Investors have been unwilling to pay up for stocks for one good and simple reason: They don’t trust the current monetary system, which has suffered crisis after crisis. Investors have no way to know what’s going to happen next in the world economy because the monetary system itself is so fragile right now. As a result, they’re extremely reluctant to pay up for future earnings.

The stock market’s average multiple – how much people are willing to pay for stocks – is a measure of investor confidence. Confidence keeps falling because the fundamentals keep getting worse. More European countries are at risk of default. America continues to run enormous, $1 trillion-plus annual deficits. Central banks around the world have begun to flee the U.S. dollar standard, turning to gold instead. There’s a profound lack of confidence in America’s current political leadership (on both sides of the aisle) to do anything meaningful to improve business conditions. Most investors seem to be waiting for the next shoe to drop. As you know, my position is that they are smart to worry.

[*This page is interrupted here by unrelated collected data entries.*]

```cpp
extern "C" const char* savp_version(void) { return "savp_hip 0.1 gfx950"; }

thread_local hipEvent_t g_savp_prof_start = nullptr;
thread_local hipEvent_t g_savp_prof_stop = nullptr;

extern "C" int savp_prof_event_create(void** ev) {
    if (!ev) return SAVP_EINVAL;
    hipEvent_t e;
    if (hipEventCreate(&e) != hipSuccess) return SAVP_ELAUNCH;
    *ev = (void*)e;
    return SAVP_OK;
}
extern "C" int savp_prof_event_destroy(void* ev) { return (ev && hipEventDestroy((hipEvent_t)ev) == hipSuccess) ? SAVP_OK : SAVP_EINVAL; }
extern "C" int savp_prof_arm(void* start, void* stop) {
    if ((start == nullptr) != (stop == nullptr)) return SAVP_EINVAL;
    g_savp_prof_start = (hipEvent_t)start; g_savp_prof_stop = (hipEvent_t)stop;
    return SAVP_OK;
}
extern "C" int savp_prof_armed(void) { return g_savp_prof_start != nullptr; }
extern "C" int savp_prof_elapsed_us(void* start, void* stop, float* us) {
    if (!start || !stop || !us) return SAVP_EINVAL;
    float ms = 0.f;
    if (hipEventElapsedTime(&ms, (hipEvent_t)start, (hipEvent_t)stop) != hipSuccess) return SAVP_ELAUNCH;
    *us = ms * 1e3f;
    return SAVP_OK;
}

static struct { const char* name; int value; } g_opts[OPT_COUNT] = {
    {"conv_ring", 0}, {"s2dgrad", 1}, {"thin", 1}, {"wgp_cfg", 0}, {"wgp_split", 0}, {"inorm_min_hw", 64}, {"colsum_2stage", 1},
    {"dense_legacy", 0}, {"cdna_legacy", 0}, {"lstm_fused", 1}, {"ring_dma", 1}, {"lstm_q", 0}, {"ring_wwarm", 1}, {"wgp_dma", 1}, {"ring_early", 1}, {"gate_kernel", 1}, {"gate_alt", 0}, {"gate_cell", 1}, {"gate_wwarm", 1}, {"splitk_reduced", 0},
};
int savp_opt(int id) { return g_opts[id].value; }
void savp_opt_count(int id) { ++g_opts[id].value; }
extern "C" int savp_set_option(const char* name, int value) {
    if (!name) return SAVP_EINVAL;
    for (int i = 0; i < OPT_COUNT; ++i)
        if (!strcmp(g_opts[i].name, name)) { g_opts[i].value = value; return SAVP_OK; }
    return SAVP_EINVAL;
}
extern "C" int savp_get_option(const char* name, int* value) {
    if (!name || !value) return SAVP_EINVAL;
    for (int i = 0; i < OPT_COUNT; ++i)
        if (!strcmp(g_opts[i].name, name)) { *value = g_opts[i].value; return SAVP_OK; }
    return SAVP_EINVAL;
}

typedef int (*rccl_allreduce_fn)(const void*, void*, size_t, int, int, void*, hipStream_t);
extern "C" int savp_allreduce_bucket(void* comm, void* stream, void* buf, int64_t count) {
    if (!comm || !buf || count < 0) return SAVP_EINVAL;
    if (count == 0) return SAVP_OK;
    static rccl_allreduce_fn fn = nullptr;
    if (!fn) {
        void* h = dlopen("librccl.so", RTLD_NOW | RTLD_GLOBAL);
        if (!h) h = dlopen("librccl.so.1", RTLD_NOW | RTLD_GLOBAL);
        if (!h) h = dlopen("/opt/rocm/lib/librccl.so", RTLD_NOW | RTLD_GLOBAL);
        if (!h) return SAVP_ELAUNCH;
        fn = (rccl_allreduce_fn)dlsym(h, "ncclAllReduce");
        if (!fn) return SAVP_ELAUNCH;
    }
    return fn(buf, buf, (size_t)count, 7, 0, comm, (hipStream_t)stream) == 0 ? SAVP_OK : SAVP_ELAUNCH;
}

int splitk_fit(const SavpConvArgs* a, int want, long long block_elems) {
    if (want <= 1) return 1;
    if (!a->ws || a->ws_bytes <= 0 || block_elems <= 0 || (((uintptr_t)a->ws) & 15)) { savp_opt_count(OPT_SPLITK_REDUCED); return 1; }
    const long long fit = a->ws_bytes / (block_elems * (long long)sizeof(float));
    if (fit < want) savp_opt_count(OPT_SPLITK_REDUCED);
    if (fit < 2) return 1;
    return want < fit ? want : (int)fit;
}

__global__ __launch_bounds__(256) void splitk_fold_kernel(float* __restrict__ out, const float* __restrict__ part, int splitk, long long n4, long long n,
                                                          int beta, int Cd, int gap_at, int gap) {
    const long long stride = (long long)gridDim.x * 256;
    for (long long i = (long long)blockIdx.x * 256 + threadIdx.x; i < n4; i += stride) {
        float4 s = beta ? reinterpret_cast<const float4*>(out)[i] : make_float4(0.f, 0.f, 0.f, 0.f);
        for (int k = 0; k < splitk; ++k) {
            const float4 v = reinterpret_cast<const float4*>(part + (long long)k * n)[i];
            s.x += v.x; s.y += v.y; s.z += v.z; s.w += v.w;
        }
        if (gap) {
            const int c = (int)((i * 4) % Cd);
            float* e = &s.x;
#pragma unroll
            for (int j = 0; j < 4; ++j)
                if (c + j >= gap_at && c + j < gap_at + gap) e[j] = beta ? reinterpret_cast<const float*>(out)[i * 4 + j] : 0.f;
        }
        reinterpret_cast<float4*>(out)[i] = s;
    }
}

__global__ __launch_bounds__(256) void splitk_fold_scalar_kernel(float* __restrict__ out, const float* __restrict__ part, int splitk, long long n, int beta,
                                                                 int Cd, int gap_at, int gap) {
    const long long stride = (long long)gridDim.x * 256;
    for (long long i = (long long)blockIdx.x * 256 + threadIdx.x; i < n; i += stride) {
        const int c = (int)(i % Cd);
        if (gap && c >= gap_at && c < gap_at + gap) { if (!beta) out[i] = 0.f; continue; }
        float s = beta ? out[i] : 0.f;
        for (int k = 0; k < splitk; ++k) s += part[(long long)k * n + i];
        out[i] = s;
    }
}

void splitk_fold(float* out, const float* part, int splitk, long long n, int beta, int Cd, int gap_at, int gap, hipStream_t st) {
    const bool vec = (n % 4 == 0) && (Cd % 4 == 0) && ((((uintptr_t)out) & 15) == 0) && ((((uintptr_t)part) & 15) == 0);
    const long long work = vec ? n / 4 : n;
    long long blocks = (work + 255) / 256;
    if (blocks > 2048) blocks = 2048;
    if (blocks < 1) blocks = 1;
    if (vec) hipLaunchKernelGGL(splitk_fold_kernel, dim3((unsigned)blocks), dim3(256), 0, st, out, part, splitk, n / 4, n, beta, Cd, gap_at, gap);
    else hipLaunchKernelGGL(splitk_fold_scalar_kernel, dim3((unsigned)blocks), dim3(256), 0, st, out, part, splitk, n, beta, Cd, gap_at, gap);
}

// ... 36 lines not shown
```

### video_prediction_amd/csrc/conv_common.h

```cpp
#pragma once
#include <hip/hip_runtime.h>
#include <stdint.h>
#include "savp_hip.h"
#include "opts.h"

typedef float f32x16 __attribute__((ext_vector_type(16)));
typedef __bf16 bf16x8 __attribute__((ext_vector_type(8)));
typedef __bf16 bf16x4 __attribute__((ext_vector_type(4)));

#define BK 32
#define BKP 36
#define NTHREADS 256

struct DimGeom {
    int Mdim;
    int base, mstep;
    int jstep;
    int nt;
    int t0, tstep;
    int ob, os;
    int srcN;
};

__host__ __device__ __forceinline__ DimGeom make_geom(bool dgrad, int f, int In, int Out, int k, int s, int p) {
// ... 44 lines not shown
    int pre;
    const float* nb_x; long long nb_x_sn, nb_x_sp; const float *nb_mean, *nb_rstd, *nb_gamma, *nb_beta; double* nb_ws;
    int nb_c0, nb_nc, nb_act; float nb_alpha;
    int gap_at, gap;
    int wwarm;
    int early;
    DimGeom gD, gH, gW;
    int s1_tih_sh;
    int s1_ngs, s1_itper;
    unsigned long long s1_magTm, s1_magTHW, s1_magTW;
    unsigned long long s1_magKw, s1_magSpp, s1_magTail;
};

__device__ __forceinline__ unsigned fastdiv(unsigned p, unsigned long long magic) {
    return (unsigned)(((unsigned long long)p * magic) >> 40);
}

__device__ __forceinline__ float4 ldg4(const float* p) { return *reinterpret_cast<const float4*>(p); }

__device__ __forceinline__ int xcd_logical(int b, int n) {
    const int q = n >> 3, r = n & 7, xcd = b & 7;
    return (xcd < r ? xcd * (q + 1) : r * (q + 1) + (xcd - r) * q) + (b >> 3);
}


static inline unsigned long long magic40(int d) {
    if (d <= 0) d = 1;
    return ((1ULL << 40) + (unsigned long long)d - 1ULL) / (unsigned long long)d;
}

static inline void patch_launch_constants(ConvP& p, const SavpConvArgs* a, int phases, int tih, int nch, int spp, int tW, int splitk) {
    const bool dg = a->mode == SAVP_CONV_DGRAD;
    int sh_ = 0;
    while ((1 << sh_) < tih) ++sh_;
    p.s1_tih_sh = sh_;
    const int ngs = (nch + spp - 1) / spp;
    p.s1_ngs = ngs;
    p.pre = 0;
    if (phases != 1 || (dg && (a->sh != 1 || a->sw != 1))) return;
    p.gD = make_geom(dg, 0, a->D, a->Do, a->kd, 1, a->pd);
    p.gH = make_geom(dg, 0, a->H, a->Ho, a->kh, a->sh, a->ph);
    p.gW = make_geom(dg, 0, a->W, a->Wo, a->kw, a->sw, a->pw);
    const long long it_all = (long long)p.gD.nt * p.gH.nt * p.gW.nt * nch;
    p.s1_itper = (int)((it_all + splitk - 1) / splitk);
    const int thw = p.s1_th * tW;
    p.s1_magTm = magic40(p.tm); p.s1_magTHW = magic40(thw); p.s1_magTW = magic40(tW);
    p.s1_magKw = magic40(p.gW.nt); p.s1_magSpp = magic40(spp); p.s1_magTail = magic40(nch - (ngs - 1) * spp);
    if ((long long)p.tm * p.tn < (1 << 24) && p.tm < 65536 && thw < 65536 && it_all < (1 << 24) && p.gW.nt >= 1 && p.gH.nt >= 1) p.pre = 1;
}

bool conv_thin_try(const SavpConvArgs* a, hipStream_t st, int* rc);
bool conv_thin_applies(const SavpConvArgs* a);
long long conv_thin_workspace_bytes(const SavpConvArgs* a);

bool conv_s2dgrad_try(const SavpConvArgs* a, hipStream_t st, int* rc);
bool conv_s2dgrad_applies(const SavpConvArgs* a);

extern thread_local hipEvent_t g_savp_prof_start, g_savp_prof_stop;

int splitk_fit(const SavpConvArgs* a, int want, long long block_elems);
void splitk_fold(float* out, const float* part, int splitk, long long n, int beta, int Cd, int gap_at, int gap, hipStream_t st);

static inline bool aligned16(const void* p) { return (((uintptr_t)p) & 15) == 0; }

#ifdef SAVP_CONV_ABLATE
#include <stdlib.h>
static __constant__ int g_ablate;
#define ABL(bit) (g_ablate & (bit))
static inline void ablate_init() {
    static bool done = false;
    if (!done) { const char* e = getenv("SAVP_ABLATE"); int v = e ? atoi(e) : 0; hipMemcpyToSymbol(HIP_SYMBOL(g_ablate), &v, sizeof(int)); done = true; }
}
#else
#define ABL(bit) false
static inline void ablate_init() {}
#endif

bool conv_patch_try(ConvP& p, const SavpConvArgs* a, int wm, int wn, bool forced, hipStream_t st, int* rc);
bool conv_wgrad_patch_try(ConvP& p, const SavpConvArgs* a, hipStream_t st, int* rc, long long* plan_bytes = nullptr);
void wgrad_fold(float* out, const float* part, int nsplit, long long n, hipStream_t st, long long slice = 0);
bool conv_ring_try(ConvP& p, const SavpConvArgs* a, int wm, int wn, hipStream_t st, int* rc, bool dry = false);
bool conv_gate_applies(const SavpConvArgs* a);
bool conv_gate_try(const SavpConvArgs* a, hipStream_t st, int* rc);
struct SavpConvLstmCellArgs;
bool conv_gate_cell_try(const SavpConvLstmCellArgs* c, hipStream_t st, int* rc);
```

### video_prediction_amd/csrc/conv_gate.hip

```cpp
#include "conv_common.h"
#include "opts.h"
#include <hip/hip_ext.h>
#include <type_traits>

extern thread_local hipEvent_t g_savp_prof_start;
extern thread_local hipEvent_t g_savp_prof_stop;

struct GateP {
    const unsigned short* x;
    const uint4* wfrag;
    unsigned short* y;
    double* stats;
    const void* zero16;
    int N, Cy, mtiles, ntiles;
    int wwarm;
    int F; float eps, forget_bias;
    const float* c_prev; long long cp_sn, cp_sp;
    const float *g1, *b1, *g2, *b2;
    float* c_new;
    int nh; void* h[4]; long long h_sn[4], h_sp[4]; int h16;
    float *mean1, *rstd1, *mean2, *rstd2;
};

__device__ __attribute__((aligned(16))) unsigned g_gate_zero[4] = {0u, 0u, 0u, 0u};

#ifdef SAVP_GATE_STAMPS
__device__ unsigned long long g_gate_t[4][8];
__constant__ int g_gate_blk = 0;
#define GT(i) do { if ((int)blockIdx.x == g_gate_blk && (threadIdx.x & 63) == 0) g_gate_t[threadIdx.x >> 6][i] = __builtin_readcyclecounter(); } while (0)
extern "C" int savp_debug_gate_times(unsigned long long* out) { return hipMemcpyFromSymbol(out, HIP_SYMBOL(g_gate_t), sizeof(g_gate_t)) == hipSuccess ? 0 : -1; }
extern "C" int savp_debug_gate_block(int b) { return hipMemcpyToSymbol(HIP_SYMBOL(g_gate_blk), &b, sizeof(int)) == hipSuccess ? 0 : -1; }
#else
#define GT(i) do {} while (0)
#endif

__device__ __forceinline__ void gate_touch4(const void* gsrc, unsigned lds_dst) {
    unsigned keep;
    asm volatile("s_mov_b32 %0, m0\n\ts_mov_b32 m0, %2\n\ts_nop 0\n\tglobal_load_lds_dword %1, off\n\ts_mov_b32 m0, %0"
                 : "=&s"(keep) : "v"(gsrc), "s"(lds_dst) : "memory");
}

__device__ __forceinline__ void gate_dma16(const void* gsrc, unsigned lds_dst) {
    unsigned keep;
    asm volatile("s_mov_b32 %0, m0\n\ts_mov_b32 m0, %2\n\ts_nop 0\n\tglobal_load_lds_dwordx4 %1, off\n\ts_mov_b32 m0, %0"
                 : "=&s"(keep) : "v"(gsrc), "s"(lds_dst) : "memory");
}
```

The situation leaves most investors in a terrible position. They can’t earn a good return in stocks because of the volatility and the gradual, but continuing, decline in the market’s average multiple. The result is, even when earnings go up, stock prices don’t. Most bond yields are too low to live on. And most stock dividends are, too. If you’re not earning capital gains and you’re not making good income from coupons and dividends… what can you do?

The unfortunate reality is that in a crisis (and yes, we’re in one), the best you should realistically hope to do is protect what you have. That’s why I’ve been advocating gold/Treasury bills. We’ve done well – better than I expected – with this strategy. This is the best way to stay “liquid,” so that you’ll keep your purchasing power and have ready cash to invest when this crisis reaches its final, massive, liquidating panic.

No, I don’t know when that will happen… But I know it will happen. And you will definitely know when it does.

Regards,

Porter Stansberry

Note from Daily Trade Alert: Per Porter’s recommendation back in March, you can get the equivalent of a “cash” position by using gold to hedge your dollar exposure and by using short-term Treasurys to mitigate the volatility of gold. The Barclay’s iShares 1-3 Year Treasury ETF (NYSE: SHY) is an easy way to own short-term Treasurys. And SPDR Gold Shares (NYSE: GLD) is the most liquid gold ETF.